----- EXERCISE MATERIALS -----

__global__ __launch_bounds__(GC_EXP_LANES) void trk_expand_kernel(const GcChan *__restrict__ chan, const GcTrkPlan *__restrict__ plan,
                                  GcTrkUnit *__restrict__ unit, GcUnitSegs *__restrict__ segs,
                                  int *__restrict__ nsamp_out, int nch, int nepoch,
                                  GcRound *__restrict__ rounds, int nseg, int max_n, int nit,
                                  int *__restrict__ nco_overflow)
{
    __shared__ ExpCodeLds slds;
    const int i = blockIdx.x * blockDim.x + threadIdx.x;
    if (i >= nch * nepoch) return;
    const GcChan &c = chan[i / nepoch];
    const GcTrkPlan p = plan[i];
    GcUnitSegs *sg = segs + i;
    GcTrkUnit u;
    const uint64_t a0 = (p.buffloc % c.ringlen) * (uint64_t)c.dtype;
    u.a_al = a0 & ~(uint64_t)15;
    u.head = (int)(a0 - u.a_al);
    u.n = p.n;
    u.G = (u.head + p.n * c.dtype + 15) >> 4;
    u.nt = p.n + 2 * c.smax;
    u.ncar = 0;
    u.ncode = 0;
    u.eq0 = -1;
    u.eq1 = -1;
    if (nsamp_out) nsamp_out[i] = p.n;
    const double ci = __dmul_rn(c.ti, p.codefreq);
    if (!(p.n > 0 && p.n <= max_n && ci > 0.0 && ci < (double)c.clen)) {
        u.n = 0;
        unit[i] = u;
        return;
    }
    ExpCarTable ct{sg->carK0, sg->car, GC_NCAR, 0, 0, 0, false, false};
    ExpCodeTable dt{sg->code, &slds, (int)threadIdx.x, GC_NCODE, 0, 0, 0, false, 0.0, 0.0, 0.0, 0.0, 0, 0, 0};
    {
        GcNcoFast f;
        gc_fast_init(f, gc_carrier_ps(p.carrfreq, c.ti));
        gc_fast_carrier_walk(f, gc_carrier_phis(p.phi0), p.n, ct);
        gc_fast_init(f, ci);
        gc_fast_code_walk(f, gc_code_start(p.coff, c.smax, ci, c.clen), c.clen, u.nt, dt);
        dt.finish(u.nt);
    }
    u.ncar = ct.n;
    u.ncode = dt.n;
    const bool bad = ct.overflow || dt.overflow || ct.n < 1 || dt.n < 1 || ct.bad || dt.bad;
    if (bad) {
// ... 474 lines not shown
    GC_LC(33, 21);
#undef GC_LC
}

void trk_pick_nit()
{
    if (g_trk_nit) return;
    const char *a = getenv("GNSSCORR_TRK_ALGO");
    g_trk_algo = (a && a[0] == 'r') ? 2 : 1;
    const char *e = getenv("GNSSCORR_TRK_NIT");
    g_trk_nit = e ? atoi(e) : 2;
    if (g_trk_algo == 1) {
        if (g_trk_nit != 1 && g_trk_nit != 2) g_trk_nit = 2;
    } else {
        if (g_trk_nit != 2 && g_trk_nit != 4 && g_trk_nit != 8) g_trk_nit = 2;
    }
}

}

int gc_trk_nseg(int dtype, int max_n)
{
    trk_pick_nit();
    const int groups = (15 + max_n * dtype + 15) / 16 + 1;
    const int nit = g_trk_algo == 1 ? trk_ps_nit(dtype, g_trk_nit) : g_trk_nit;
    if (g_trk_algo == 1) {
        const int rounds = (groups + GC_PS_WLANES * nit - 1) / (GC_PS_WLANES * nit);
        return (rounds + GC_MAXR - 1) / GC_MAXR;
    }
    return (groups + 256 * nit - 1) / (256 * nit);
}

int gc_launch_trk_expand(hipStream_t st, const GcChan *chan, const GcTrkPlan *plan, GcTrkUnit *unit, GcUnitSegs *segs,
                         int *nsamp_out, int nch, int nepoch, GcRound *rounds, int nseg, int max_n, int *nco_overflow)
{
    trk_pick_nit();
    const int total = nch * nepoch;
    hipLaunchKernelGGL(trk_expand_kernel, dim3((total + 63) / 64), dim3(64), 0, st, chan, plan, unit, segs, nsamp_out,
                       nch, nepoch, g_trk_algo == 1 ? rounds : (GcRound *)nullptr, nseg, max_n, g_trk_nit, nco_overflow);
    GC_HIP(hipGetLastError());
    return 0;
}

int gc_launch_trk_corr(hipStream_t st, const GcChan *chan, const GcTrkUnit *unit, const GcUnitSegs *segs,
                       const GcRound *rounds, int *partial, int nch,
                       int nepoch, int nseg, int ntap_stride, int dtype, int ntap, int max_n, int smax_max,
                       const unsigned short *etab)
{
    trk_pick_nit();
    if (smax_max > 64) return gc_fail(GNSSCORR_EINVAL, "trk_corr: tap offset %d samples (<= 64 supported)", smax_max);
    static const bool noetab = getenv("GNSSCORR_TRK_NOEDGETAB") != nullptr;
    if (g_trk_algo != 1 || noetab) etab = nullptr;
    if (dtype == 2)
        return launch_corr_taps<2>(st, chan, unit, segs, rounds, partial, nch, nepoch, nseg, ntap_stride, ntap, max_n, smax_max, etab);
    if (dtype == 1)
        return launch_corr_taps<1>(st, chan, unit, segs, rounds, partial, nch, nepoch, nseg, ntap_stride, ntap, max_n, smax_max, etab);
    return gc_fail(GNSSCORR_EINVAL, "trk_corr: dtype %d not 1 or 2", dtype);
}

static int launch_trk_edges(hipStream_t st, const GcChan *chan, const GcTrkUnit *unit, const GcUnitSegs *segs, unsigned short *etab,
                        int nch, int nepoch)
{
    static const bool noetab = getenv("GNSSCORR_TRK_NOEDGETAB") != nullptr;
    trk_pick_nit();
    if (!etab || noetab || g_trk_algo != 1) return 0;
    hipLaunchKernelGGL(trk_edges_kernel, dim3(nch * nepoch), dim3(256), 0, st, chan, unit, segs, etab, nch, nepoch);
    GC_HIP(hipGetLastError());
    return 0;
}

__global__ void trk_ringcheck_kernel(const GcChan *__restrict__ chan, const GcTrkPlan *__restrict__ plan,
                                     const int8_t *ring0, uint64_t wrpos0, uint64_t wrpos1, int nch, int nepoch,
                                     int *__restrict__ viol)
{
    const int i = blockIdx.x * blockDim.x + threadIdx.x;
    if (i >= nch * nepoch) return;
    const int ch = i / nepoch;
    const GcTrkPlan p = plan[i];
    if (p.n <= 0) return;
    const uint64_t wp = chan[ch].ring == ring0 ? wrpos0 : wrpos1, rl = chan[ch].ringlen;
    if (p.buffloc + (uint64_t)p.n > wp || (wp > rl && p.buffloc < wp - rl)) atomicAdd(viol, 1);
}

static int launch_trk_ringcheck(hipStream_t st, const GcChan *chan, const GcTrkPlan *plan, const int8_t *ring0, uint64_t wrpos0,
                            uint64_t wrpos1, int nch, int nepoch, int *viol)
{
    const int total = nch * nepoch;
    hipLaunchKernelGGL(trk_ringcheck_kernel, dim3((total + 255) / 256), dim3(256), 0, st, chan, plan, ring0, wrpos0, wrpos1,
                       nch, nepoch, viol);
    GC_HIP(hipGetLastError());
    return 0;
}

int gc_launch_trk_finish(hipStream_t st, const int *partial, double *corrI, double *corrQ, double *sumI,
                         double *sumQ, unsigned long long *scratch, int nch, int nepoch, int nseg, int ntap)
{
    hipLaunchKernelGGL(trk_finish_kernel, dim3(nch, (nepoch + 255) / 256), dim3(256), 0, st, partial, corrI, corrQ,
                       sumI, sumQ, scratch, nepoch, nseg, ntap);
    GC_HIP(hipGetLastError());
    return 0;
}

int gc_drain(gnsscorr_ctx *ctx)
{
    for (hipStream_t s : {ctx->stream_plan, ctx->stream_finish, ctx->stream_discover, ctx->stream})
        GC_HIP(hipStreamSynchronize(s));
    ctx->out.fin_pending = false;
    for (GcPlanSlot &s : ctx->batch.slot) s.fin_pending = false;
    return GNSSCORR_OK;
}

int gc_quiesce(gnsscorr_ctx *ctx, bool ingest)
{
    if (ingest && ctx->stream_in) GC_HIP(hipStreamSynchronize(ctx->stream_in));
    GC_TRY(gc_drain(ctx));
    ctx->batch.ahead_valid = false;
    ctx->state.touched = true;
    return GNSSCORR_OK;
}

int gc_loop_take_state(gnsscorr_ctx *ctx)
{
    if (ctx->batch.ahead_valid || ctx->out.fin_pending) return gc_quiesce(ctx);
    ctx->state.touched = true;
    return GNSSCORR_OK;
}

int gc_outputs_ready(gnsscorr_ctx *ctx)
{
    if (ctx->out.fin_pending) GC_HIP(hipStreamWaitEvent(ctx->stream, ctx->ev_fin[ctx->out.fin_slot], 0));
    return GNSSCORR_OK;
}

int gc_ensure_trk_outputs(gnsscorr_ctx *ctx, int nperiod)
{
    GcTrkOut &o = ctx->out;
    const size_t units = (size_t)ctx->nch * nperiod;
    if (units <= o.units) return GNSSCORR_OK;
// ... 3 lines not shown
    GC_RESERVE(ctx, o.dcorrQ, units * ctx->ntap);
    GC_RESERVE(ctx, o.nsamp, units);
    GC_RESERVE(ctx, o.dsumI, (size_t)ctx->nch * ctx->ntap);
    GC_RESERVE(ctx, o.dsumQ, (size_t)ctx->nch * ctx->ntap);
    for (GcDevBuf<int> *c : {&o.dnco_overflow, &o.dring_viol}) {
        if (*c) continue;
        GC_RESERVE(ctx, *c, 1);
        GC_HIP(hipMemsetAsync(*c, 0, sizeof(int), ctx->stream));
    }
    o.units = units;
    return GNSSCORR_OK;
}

-----

→ **TASK DETAILS**
Copy out each line of the entries that holds "static".

→ **EXPECTED ANSWER**
    static const bool noetab = getenv("GNSSCORR_TRK_NOEDGETAB") != nullptr;
static int launch_trk_edges(hipStream_t st, const GcChan *chan, const GcTrkUnit *unit, const GcUnitSegs *segs, unsigned short *etab,
    static const bool noetab = getenv("GNSSCORR_TRK_NOEDGETAB") != nullptr;
static int launch_trk_ringcheck(hipStream_t st, const GcChan *chan, const GcTrkPlan *plan, const int8_t *ring0, uint64_t wrpos0,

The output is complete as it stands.